--- START ---
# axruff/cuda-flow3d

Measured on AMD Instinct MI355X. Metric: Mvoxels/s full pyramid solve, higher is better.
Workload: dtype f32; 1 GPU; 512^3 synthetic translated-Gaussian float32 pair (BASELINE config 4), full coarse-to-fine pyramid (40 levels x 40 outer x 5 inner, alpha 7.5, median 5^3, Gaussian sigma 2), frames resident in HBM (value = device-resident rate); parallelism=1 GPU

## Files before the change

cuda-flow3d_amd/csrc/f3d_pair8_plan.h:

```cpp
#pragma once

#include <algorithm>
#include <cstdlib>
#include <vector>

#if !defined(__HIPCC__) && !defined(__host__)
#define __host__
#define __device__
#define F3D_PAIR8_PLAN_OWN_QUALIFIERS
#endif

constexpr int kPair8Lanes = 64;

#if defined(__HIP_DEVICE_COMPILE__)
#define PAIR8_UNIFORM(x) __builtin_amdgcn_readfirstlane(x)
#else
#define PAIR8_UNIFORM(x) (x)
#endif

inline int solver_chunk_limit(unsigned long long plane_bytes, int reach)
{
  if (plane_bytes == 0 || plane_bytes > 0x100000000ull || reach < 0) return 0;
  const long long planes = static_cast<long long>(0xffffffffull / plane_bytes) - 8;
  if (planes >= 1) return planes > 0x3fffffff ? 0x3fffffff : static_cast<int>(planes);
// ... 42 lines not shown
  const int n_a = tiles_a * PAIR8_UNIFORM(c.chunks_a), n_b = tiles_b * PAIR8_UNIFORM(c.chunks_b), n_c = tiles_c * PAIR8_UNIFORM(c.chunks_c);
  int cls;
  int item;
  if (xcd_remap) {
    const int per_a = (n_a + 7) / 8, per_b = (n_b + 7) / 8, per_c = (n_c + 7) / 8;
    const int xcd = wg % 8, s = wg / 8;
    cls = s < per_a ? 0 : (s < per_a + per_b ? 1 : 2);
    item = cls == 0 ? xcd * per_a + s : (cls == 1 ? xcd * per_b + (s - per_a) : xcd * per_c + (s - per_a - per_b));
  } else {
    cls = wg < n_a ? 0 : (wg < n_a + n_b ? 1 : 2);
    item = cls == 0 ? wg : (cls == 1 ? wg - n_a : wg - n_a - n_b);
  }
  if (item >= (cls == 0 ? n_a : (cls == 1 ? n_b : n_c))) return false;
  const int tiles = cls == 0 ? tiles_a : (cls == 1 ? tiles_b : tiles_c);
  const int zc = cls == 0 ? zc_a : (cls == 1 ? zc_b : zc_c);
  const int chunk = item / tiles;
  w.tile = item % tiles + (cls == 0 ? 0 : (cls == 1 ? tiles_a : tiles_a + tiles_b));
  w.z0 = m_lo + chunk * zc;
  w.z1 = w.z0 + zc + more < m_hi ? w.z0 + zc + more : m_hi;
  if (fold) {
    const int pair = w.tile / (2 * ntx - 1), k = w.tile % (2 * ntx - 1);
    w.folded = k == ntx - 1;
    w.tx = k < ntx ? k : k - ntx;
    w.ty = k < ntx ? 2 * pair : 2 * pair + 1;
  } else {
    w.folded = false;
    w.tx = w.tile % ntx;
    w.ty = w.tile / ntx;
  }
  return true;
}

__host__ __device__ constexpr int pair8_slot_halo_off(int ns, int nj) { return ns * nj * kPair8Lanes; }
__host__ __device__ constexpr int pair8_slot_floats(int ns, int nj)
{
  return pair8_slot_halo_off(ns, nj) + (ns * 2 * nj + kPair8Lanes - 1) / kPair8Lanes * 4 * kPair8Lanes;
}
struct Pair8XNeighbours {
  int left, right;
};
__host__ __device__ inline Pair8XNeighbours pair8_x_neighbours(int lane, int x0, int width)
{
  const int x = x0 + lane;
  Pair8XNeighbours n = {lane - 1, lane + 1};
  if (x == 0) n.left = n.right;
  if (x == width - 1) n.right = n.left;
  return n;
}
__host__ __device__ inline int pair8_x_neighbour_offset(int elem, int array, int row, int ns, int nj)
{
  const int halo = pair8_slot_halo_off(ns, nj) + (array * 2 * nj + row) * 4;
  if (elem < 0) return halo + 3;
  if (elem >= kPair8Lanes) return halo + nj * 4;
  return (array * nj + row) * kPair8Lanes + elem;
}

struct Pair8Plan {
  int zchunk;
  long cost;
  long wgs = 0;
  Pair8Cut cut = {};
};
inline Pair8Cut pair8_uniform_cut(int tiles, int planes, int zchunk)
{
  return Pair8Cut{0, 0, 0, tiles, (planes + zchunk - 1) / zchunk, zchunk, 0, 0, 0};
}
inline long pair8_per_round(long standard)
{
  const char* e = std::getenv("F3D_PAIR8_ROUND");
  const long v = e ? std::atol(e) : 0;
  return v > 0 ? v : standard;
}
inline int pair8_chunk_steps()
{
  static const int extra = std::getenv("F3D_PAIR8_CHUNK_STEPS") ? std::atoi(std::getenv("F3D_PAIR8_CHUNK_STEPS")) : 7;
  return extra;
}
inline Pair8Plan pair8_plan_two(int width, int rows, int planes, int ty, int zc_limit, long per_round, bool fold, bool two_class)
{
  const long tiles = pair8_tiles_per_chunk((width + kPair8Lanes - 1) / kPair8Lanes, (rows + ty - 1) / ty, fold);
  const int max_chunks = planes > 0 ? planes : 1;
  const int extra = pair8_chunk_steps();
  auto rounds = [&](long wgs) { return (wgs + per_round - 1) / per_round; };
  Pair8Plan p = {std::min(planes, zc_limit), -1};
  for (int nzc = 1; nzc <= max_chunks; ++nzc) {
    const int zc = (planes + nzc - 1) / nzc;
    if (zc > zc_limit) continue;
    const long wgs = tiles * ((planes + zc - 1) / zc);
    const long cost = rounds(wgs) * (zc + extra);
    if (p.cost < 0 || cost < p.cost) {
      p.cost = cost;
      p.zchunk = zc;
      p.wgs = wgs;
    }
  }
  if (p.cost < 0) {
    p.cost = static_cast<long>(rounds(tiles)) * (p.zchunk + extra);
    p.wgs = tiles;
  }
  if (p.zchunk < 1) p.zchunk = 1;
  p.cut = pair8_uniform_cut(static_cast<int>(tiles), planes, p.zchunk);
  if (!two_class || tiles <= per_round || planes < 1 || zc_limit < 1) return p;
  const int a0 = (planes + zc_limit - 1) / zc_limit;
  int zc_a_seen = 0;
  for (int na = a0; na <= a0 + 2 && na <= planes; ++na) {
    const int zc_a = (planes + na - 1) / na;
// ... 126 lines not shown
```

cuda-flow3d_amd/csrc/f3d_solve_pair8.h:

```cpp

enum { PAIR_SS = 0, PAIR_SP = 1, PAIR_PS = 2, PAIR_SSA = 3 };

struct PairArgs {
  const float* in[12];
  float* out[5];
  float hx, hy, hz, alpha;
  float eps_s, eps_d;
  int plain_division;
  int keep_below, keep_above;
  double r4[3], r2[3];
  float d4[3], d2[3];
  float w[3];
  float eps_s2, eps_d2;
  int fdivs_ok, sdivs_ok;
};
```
--- END ---
--- START ---
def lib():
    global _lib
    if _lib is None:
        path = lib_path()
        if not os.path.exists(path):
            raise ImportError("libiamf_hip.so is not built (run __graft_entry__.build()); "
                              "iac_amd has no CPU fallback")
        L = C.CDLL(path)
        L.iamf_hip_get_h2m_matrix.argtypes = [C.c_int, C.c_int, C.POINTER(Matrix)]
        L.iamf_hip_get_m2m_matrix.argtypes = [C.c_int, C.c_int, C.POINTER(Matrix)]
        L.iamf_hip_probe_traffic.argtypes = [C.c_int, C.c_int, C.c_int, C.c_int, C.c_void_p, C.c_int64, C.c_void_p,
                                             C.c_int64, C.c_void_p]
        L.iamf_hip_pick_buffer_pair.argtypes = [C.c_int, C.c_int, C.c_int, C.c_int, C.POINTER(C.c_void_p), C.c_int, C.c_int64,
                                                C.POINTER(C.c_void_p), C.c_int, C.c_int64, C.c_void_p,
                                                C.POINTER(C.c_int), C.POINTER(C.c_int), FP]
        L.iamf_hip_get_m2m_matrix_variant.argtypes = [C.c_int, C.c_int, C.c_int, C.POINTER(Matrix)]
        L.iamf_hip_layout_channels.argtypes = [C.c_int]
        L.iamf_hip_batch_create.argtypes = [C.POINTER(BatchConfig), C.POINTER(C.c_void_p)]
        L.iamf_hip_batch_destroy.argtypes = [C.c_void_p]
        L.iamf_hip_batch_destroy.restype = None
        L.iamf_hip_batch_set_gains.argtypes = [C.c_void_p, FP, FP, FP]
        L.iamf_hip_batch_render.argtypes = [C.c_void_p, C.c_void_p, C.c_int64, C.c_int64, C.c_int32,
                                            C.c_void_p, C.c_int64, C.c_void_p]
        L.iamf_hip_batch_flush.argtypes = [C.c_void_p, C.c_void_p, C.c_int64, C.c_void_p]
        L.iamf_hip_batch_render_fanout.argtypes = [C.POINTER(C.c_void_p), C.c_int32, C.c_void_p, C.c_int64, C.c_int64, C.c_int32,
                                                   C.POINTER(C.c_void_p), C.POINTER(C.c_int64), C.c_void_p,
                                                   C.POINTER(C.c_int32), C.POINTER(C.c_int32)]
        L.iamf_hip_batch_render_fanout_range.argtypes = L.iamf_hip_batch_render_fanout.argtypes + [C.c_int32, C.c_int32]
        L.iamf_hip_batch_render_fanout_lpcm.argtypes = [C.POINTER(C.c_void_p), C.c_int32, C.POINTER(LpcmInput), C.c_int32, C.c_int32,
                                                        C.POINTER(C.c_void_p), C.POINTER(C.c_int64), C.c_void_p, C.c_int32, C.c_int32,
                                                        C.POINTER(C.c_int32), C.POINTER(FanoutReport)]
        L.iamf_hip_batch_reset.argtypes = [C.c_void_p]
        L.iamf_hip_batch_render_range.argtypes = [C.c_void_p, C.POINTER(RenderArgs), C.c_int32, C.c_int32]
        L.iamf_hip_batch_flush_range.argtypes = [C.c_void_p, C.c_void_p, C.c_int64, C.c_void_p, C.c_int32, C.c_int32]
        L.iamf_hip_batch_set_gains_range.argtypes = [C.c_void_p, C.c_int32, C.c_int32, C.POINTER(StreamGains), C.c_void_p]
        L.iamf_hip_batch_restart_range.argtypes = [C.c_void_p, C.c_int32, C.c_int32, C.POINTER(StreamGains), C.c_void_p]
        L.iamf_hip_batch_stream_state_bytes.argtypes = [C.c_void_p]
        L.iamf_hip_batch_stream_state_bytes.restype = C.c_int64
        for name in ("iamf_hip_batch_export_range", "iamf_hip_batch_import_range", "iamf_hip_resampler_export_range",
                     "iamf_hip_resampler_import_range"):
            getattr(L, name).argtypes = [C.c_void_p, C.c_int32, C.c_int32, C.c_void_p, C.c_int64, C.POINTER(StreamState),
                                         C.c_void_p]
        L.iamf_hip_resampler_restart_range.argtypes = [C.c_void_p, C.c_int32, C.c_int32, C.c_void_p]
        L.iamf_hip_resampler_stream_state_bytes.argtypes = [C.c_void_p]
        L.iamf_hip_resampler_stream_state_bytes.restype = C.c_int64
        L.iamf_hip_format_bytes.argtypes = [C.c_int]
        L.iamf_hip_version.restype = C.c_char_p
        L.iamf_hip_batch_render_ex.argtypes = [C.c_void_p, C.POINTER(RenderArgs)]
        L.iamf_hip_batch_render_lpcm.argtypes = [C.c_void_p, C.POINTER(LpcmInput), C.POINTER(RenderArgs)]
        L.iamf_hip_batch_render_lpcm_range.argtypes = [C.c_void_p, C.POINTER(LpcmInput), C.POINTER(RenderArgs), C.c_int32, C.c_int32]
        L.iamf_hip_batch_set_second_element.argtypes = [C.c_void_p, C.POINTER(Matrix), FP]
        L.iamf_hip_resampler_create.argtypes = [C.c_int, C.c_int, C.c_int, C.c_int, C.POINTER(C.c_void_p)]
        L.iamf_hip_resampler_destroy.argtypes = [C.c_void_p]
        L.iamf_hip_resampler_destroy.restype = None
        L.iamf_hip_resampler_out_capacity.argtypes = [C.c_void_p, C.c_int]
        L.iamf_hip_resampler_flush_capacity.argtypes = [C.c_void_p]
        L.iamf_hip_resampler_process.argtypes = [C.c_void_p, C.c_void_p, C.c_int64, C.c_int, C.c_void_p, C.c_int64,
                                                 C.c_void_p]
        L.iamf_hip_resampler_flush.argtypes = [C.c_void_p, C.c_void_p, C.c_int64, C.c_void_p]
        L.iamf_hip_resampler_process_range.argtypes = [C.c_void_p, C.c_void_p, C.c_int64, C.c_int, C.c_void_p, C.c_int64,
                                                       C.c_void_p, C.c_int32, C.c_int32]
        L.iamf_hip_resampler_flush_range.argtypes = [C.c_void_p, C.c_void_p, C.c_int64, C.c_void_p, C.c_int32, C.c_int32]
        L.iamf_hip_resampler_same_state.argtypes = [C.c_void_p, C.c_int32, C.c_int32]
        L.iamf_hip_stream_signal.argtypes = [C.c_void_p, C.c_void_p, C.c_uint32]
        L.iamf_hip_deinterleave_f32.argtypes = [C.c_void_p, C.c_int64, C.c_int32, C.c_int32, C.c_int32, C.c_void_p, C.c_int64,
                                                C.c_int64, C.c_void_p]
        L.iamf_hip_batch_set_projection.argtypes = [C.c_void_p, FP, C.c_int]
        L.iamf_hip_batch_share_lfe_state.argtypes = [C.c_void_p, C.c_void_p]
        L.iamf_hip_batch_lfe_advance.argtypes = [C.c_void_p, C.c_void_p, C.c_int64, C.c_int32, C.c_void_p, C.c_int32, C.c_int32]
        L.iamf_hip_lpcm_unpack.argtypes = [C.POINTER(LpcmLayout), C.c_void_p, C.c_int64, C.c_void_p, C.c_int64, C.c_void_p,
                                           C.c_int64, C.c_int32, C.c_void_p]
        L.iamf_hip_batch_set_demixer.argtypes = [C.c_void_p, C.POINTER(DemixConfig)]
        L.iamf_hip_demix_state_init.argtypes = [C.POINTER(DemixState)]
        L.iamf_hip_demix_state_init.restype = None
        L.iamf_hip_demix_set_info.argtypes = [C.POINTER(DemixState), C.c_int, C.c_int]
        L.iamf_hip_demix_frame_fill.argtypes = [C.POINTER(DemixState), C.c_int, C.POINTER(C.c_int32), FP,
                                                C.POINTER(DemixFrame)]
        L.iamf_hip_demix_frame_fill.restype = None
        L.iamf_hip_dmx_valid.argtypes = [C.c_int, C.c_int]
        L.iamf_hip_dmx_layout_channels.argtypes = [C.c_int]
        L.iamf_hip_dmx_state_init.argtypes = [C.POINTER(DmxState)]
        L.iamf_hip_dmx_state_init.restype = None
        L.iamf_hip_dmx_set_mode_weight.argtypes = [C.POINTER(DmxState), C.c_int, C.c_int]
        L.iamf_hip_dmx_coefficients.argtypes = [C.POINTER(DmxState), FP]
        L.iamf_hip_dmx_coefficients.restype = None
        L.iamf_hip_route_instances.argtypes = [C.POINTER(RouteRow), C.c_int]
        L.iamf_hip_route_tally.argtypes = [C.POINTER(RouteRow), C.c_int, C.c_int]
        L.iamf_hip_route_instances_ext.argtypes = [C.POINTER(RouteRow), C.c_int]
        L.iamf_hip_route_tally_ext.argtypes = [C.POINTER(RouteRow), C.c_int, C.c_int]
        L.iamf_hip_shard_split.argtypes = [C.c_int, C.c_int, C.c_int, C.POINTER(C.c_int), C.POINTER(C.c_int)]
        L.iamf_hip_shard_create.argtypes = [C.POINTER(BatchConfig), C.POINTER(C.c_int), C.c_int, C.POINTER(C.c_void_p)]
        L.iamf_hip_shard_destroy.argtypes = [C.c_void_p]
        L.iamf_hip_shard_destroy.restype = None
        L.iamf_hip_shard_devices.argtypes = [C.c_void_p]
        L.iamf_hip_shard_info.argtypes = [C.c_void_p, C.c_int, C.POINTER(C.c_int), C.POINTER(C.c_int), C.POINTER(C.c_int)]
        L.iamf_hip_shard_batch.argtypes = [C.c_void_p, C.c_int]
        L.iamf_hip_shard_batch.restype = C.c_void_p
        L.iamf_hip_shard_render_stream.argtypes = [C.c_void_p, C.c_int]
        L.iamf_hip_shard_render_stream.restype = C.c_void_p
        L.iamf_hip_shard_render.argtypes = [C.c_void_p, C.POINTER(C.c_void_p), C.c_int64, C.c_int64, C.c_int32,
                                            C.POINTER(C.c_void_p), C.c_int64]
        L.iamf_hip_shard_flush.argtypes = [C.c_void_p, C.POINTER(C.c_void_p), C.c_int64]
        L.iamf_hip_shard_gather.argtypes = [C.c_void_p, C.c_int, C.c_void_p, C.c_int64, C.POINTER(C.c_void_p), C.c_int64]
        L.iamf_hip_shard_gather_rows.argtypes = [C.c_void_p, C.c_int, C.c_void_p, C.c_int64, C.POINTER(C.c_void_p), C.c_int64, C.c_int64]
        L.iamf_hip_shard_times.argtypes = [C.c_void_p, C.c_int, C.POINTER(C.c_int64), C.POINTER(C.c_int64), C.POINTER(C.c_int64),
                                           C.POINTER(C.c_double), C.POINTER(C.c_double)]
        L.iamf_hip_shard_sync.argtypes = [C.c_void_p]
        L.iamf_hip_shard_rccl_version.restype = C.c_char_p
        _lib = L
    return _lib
--- END ---
Problem requirements >>
Scan the listing above for the line that has "C.POINTER(C.c_int), C.POINTER(C.c_int), C.POINTER(C.c_int)]", then copy exactly from that line through the line that has "return _lib".

Exercise output >>
        L.iamf_hip_shard_info.argtypes = [C.c_void_p, C.c_int, C.POINTER(C.c_int), C.POINTER(C.c_int), C.POINTER(C.c_int)]
        L.iamf_hip_shard_batch.argtypes = [C.c_void_p, C.c_int]
        L.iamf_hip_shard_batch.restype = C.c_void_p
        L.iamf_hip_shard_render_stream.argtypes = [C.c_void_p, C.c_int]
        L.iamf_hip_shard_render_stream.restype = C.c_void_p
        L.iamf_hip_shard_render.argtypes = [C.c_void_p, C.POINTER(C.c_void_p), C.c_int64, C.c_int64, C.c_int32,
                                            C.POINTER(C.c_void_p), C.c_int64]
        L.iamf_hip_shard_flush.argtypes = [C.c_void_p, C.POINTER(C.c_void_p), C.c_int64]
        L.iamf_hip_shard_gather.argtypes = [C.c_void_p, C.c_int, C.c_void_p, C.c_int64, C.POINTER(C.c_void_p), C.c_int64]
        L.iamf_hip_shard_gather_rows.argtypes = [C.c_void_p, C.c_int, C.c_void_p, C.c_int64, C.POINTER(C.c_void_p), C.c_int64, C.c_int64]
        L.iamf_hip_shard_times.argtypes = [C.c_void_p, C.c_int, C.POINTER(C.c_int64), C.POINTER(C.c_int64), C.POINTER(C.c_int64),
                                           C.POINTER(C.c_double), C.POINTER(C.c_double)]
        L.iamf_hip_shard_sync.argtypes = [C.c_void_p]
        L.iamf_hip_shard_rccl_version.restype = C.c_char_p
        _lib = L
    return _lib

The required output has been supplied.